Screenshot by Shara Tibken/CNET

The news came out during Qualcomm's opening statement in last week's aborted trial. News broke of a settlement before Chesler had wrapped up his opening remarks. CNET was in the courtroom for the opening arguments. Because the two parties settled, Apple never had a chance to rebut Qualcomm's claims in its opening arguments.

Apple in January 2017 had accused Qualcomm of anticompetitive practices that have raised chip prices, restricted competition and hurt customer choice. The company and its manufacturing partners had argued that Qualcomm's royalty fees, which Qualcomm based on a customer's entire device, were too high and that they should pay only for the company's modem chips. Qualcomm, the world's biggest mobile chipmaker, had countered that the iPhone wouldn't be possible without its technology, and it deserved to be paid for its innovation.
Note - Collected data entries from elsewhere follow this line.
template <int NKP, bool CAUSAL, int HPB, bool MXOUT = false, bool POOLED = false>
__global__ __launch_bounds__(256) void attention_heads_kernel(const uint16_t* __restrict__ qkv, uint16_t* __restrict__ ctx,
                                                              int T, int H, uint8_t* __restrict__ ctx8 = nullptr,
                                                              uint8_t* __restrict__ ctxs = nullptr, int ld_s = 0,
                                                              const int32_t* __restrict__ pool_row = nullptr) {
    static_assert(!(POOLED && MXOUT), "the pooled-query form writes bf16");
    extern __shared__ __attribute__((aligned(16))) char smem[];
    constexpr int TP = NKP * 32;
    constexpr int IMG = TP * (128 + ATT_VSTRIDE);
    const int tid = threadIdx.x, lane = tid & 63, wave = tid >> 6;
    const int fr = lane & 15, fg = lane >> 4;
    const int groups = H / HPB;
    const int b = blockIdx.x / groups, h0 = (blockIdx.x - b * groups) * HPB;
    const int dmodel = H * 64, ld = 3 * dmodel;
    const uint16_t* item = qkv + (size_t)b * T * ld;
    const int nqt = (T + 15) >> 4;

    constexpr int NIT = TP * 8 / 256;
    u32x4 kr[NIT], vr[NIT];
    auto load_head = [&](int h) {
        const uint16_t* base = item + h * 64;
#pragma unroll
        for (int i = 0; i < NIT; ++i) {
            const int idx = tid + i * 256, row = idx >> 3, c = idx & 7;
            kr[i] = u32x4{0u, 0u, 0u, 0u};
            vr[i] = u32x4{0u, 0u, 0u, 0u};
            if (row < T) {
                kr[i] = *reinterpret_cast<const u32x4*>(base + (size_t)row * ld + dmodel + c * 8);
                vr[i] = *reinterpret_cast<const u32x4*>(base + (size_t)row * ld + 2 * dmodel + c * 8);
            }
        }
    };
    auto store_head = [&](int buf) {
        char* sK = smem + buf * IMG;
        char* sV = sK + TP * 128;
#pragma unroll
        for (int i = 0; i < NIT; ++i) {
            const int idx = tid + i * 256, row = idx >> 3, c = idx & 7;
            *reinterpret_cast<u32x4*>(sK + row * 128 + ((c ^ (row & 7)) << 4)) = kr[i];
            *reinterpret_cast<u32x4*>(sV + row * ATT_VSTRIDE + (c << 4)) = vr[i];
        }
    };
    auto load_q = [&](int h, int qt, bf16x8 (&qf)[2]) {
        const int q = qt * 16 + fr;
#pragma unroll
        for (int s = 0; s < 2; ++s) {
            u32x4 raw = {0u, 0u, 0u, 0u};
            if (q < T) raw = *reinterpret_cast<const u32x4*>(item + h * 64 + (size_t)q * ld + s * 32 + fg * 8);
            qf[s] = __builtin_bit_cast(bf16x8, raw);
        }
    };

    bf16x8 qf[2], qn[2];
    int pq = 0, pqt = wave;
    if constexpr (POOLED) {
        pq = __builtin_amdgcn_readfirstlane(pool_row[b]) - b * T;
        pq = pq < 0 ? 0 : (pq >= T ? T - 1 : pq);
        pqt = pq >> 4;
    }
    const bool my_tile = !POOLED || wave == (pqt & 3);
    if constexpr (POOLED) { if (my_tile) load_q(h0, pqt, qf); }
    else load_q(h0, wave, qf);
    load_head(h0);
    store_head(0);
    __syncthreads();
#pragma unroll 1
    for (int hh = 0; hh < HPB; ++hh) {
        const int h = h0 + hh, cur = hh & 1;
        if (hh + 1 < HPB) {
            if constexpr (POOLED) { if (my_tile) load_q(h + 1, pqt, qn); }
            else load_q(h + 1, wave, qn);
            load_head(h + 1);
        }
        const char* sK = smem + cur * IMG;
        const char* sV = sK + TP * 128;
        if constexpr (POOLED) {
            if (my_tile)
                attention_onepass_tile<NKP, CAUSAL>(sK, sV, qf, pqt * 16 + fr, T, fr, fg, ctx + (size_t)b * dmodel + h * 64 + 4 * fg,
                                                    nullptr, nullptr, 0, pq);
        } else
        for (int qt = wave; qt < nqt; qt += 4) {
            const int q = qt * 16 + fr;
            if (qt != wave) load_q(h, qt, qf);
            if constexpr (MXOUT) {
                const size_t row = (size_t)b * T + (q < T ? q : 0);
                attention_onepass_tile<NKP, CAUSAL, true>(sK, sV, qf, q, T, fr, fg, nullptr, ctx8 + row * dmodel + h * 64 + 4 * fg, ctxs + row * ld_s, h);
            } else
            attention_onepass_tile<NKP, CAUSAL>(sK, sV, qf, q, T, fr, fg, ctx + ((size_t)b * T + q) * dmodel + h * 64 + 4 * fg);
        }
        if (hh + 1 < HPB) {
            store_head(cur ^ 1);
            qf[0] = qn[0];
            qf[1] = qn[1];
        }
        __syncthreads();
    }
}

#include "attention_tiled.h"

template <bool MAY_CAUSAL, class F>
static int attention_with_causal(bool causal, F&& f) {
    if constexpr (MAY_CAUSAL)
        if (causal) return f(std::true_type{});
    return f(std::false_type{});
}
template <int LO, int HI, bool MAY_CAUSAL, class F>
static int attention_with_nkp(int T, bool causal, F&& f) {
    if constexpr (LO < HI)
        if ((T + 31) / 32 > LO) return attention_with_nkp<LO + 1, HI, MAY_CAUSAL>(T, causal, f);
    return attention_with_causal<MAY_CAUSAL>(causal, [&](auto causal_tag) -> int { return f(std::integral_constant<int, LO>{}, causal_tag); });
}
template <class F>
static int attention_with_hpb(int hpb, F&& f) {
    switch (hpb) {
        case 2: return f(std::integral_constant<int, 2>{});
        case 3: return f(std::integral_constant<int, 3>{});
        case 4: return f(std::integral_constant<int, 4>{});
        default: return f(std::integral_constant<int, 6>{});
    }
}

static int attention_query_splits(int items, int T, int waves) {
    const int rounds = ((T + 15) / 16 + waves - 1) / waves;
    const int qs = 256 / items;
    return qs < 1 ? 1 : (qs > rounds ? rounds : qs);
}

static int attention_pick_hpb(int B, int H) {
    int hpb = mmiss_option("att_hpb", 0);
    if (hpb == 0) {
        hpb = 1;
        for (int c : {4, 6, 3, 2})
            if (H % c == 0 && (int64_t)B * (H / c) >= 512) { hpb = c; break; }
    }
    return ((hpb == 2 || hpb == 3 || hpb == 4 || hpb == 6) && H % hpb == 0) ? hpb : 1;
}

The settlement marked a big win for Qualcomm, which could have been forced to change its entire business model had it lost to Apple. The agreement is also a victory for consumers, who will once again have access to fast Qualcomm modems -- including ones already compatible with existing 5G networks.

Apple in its opening arguments said that Qualcomm's licensing practices have hurt competitors like Intel. And Qualcomm's policy of no license, no chips -- it won't provide a handset maker with modems until it signs a licensing agreement -- "allows them to double dip."

"This case is about the fact that Qualcomm has used its monopoly ... to set unfair prices and stifle competition and dictate terms to some of the biggest, most powerful companies in the world, that rational companies would never agree to in a million years," said Ruffin Cordell, an attorney with Fish & Richardson who's representing Apple.

Exerting commercial pressure

The unknown Apple team behind the September 2014 document recommended applying "commercial pressure against Qualcomm" by switching to Intel modems in iPhones. Apple ultimately started using Intel modems in about half of its iPhones with devices that came out in 2016. In the US, it embedded Intel modems in AT&T and T-Mobile models of the iPhone 7 and 7 Plus, but it still used Qualcomm in versions for Verizon and Sprint.

Qualcomm, for its part, knew by June 2014 about Apple's plans to use Intel chips in 2016, according to an internal email from its president, Cristiano Amon, that was displayed during opening arguments. "Decision already has been made and beyond the point of no return on the 2nd source (Intel) for the 2016 premium tier," Amon wrote to CEO Steve Mollenkopf, CTO Jim Thompson, General Counsel Don Rosenberg and then-licensing chief Derek Aberle.

Apple "said that as a result of our policies, other chip companies can't compete with us," Chesler said during his opening arguments. "Where did Intel get the chips from? From god? They made them using our technology."

Another Apple internal document from June 2016 said the company wanted to "create leverage by building pressure three ways," according to a slide shown in court. The internal document said, in part, that Apple wanted to "hurt Qualcomm financially" and "put Qualcomm's business model at risk."

The best patents

Qualcomm supplies network connectivity chips for Apple's iPhones and is the world's biggest provider of mobile chips. Its technology is essential for connecting phones to cellular networks. The company derives a significant portion of its revenue from licensing its inventions to hundreds of device makers, with the fee based on the value of the phone, not the components. 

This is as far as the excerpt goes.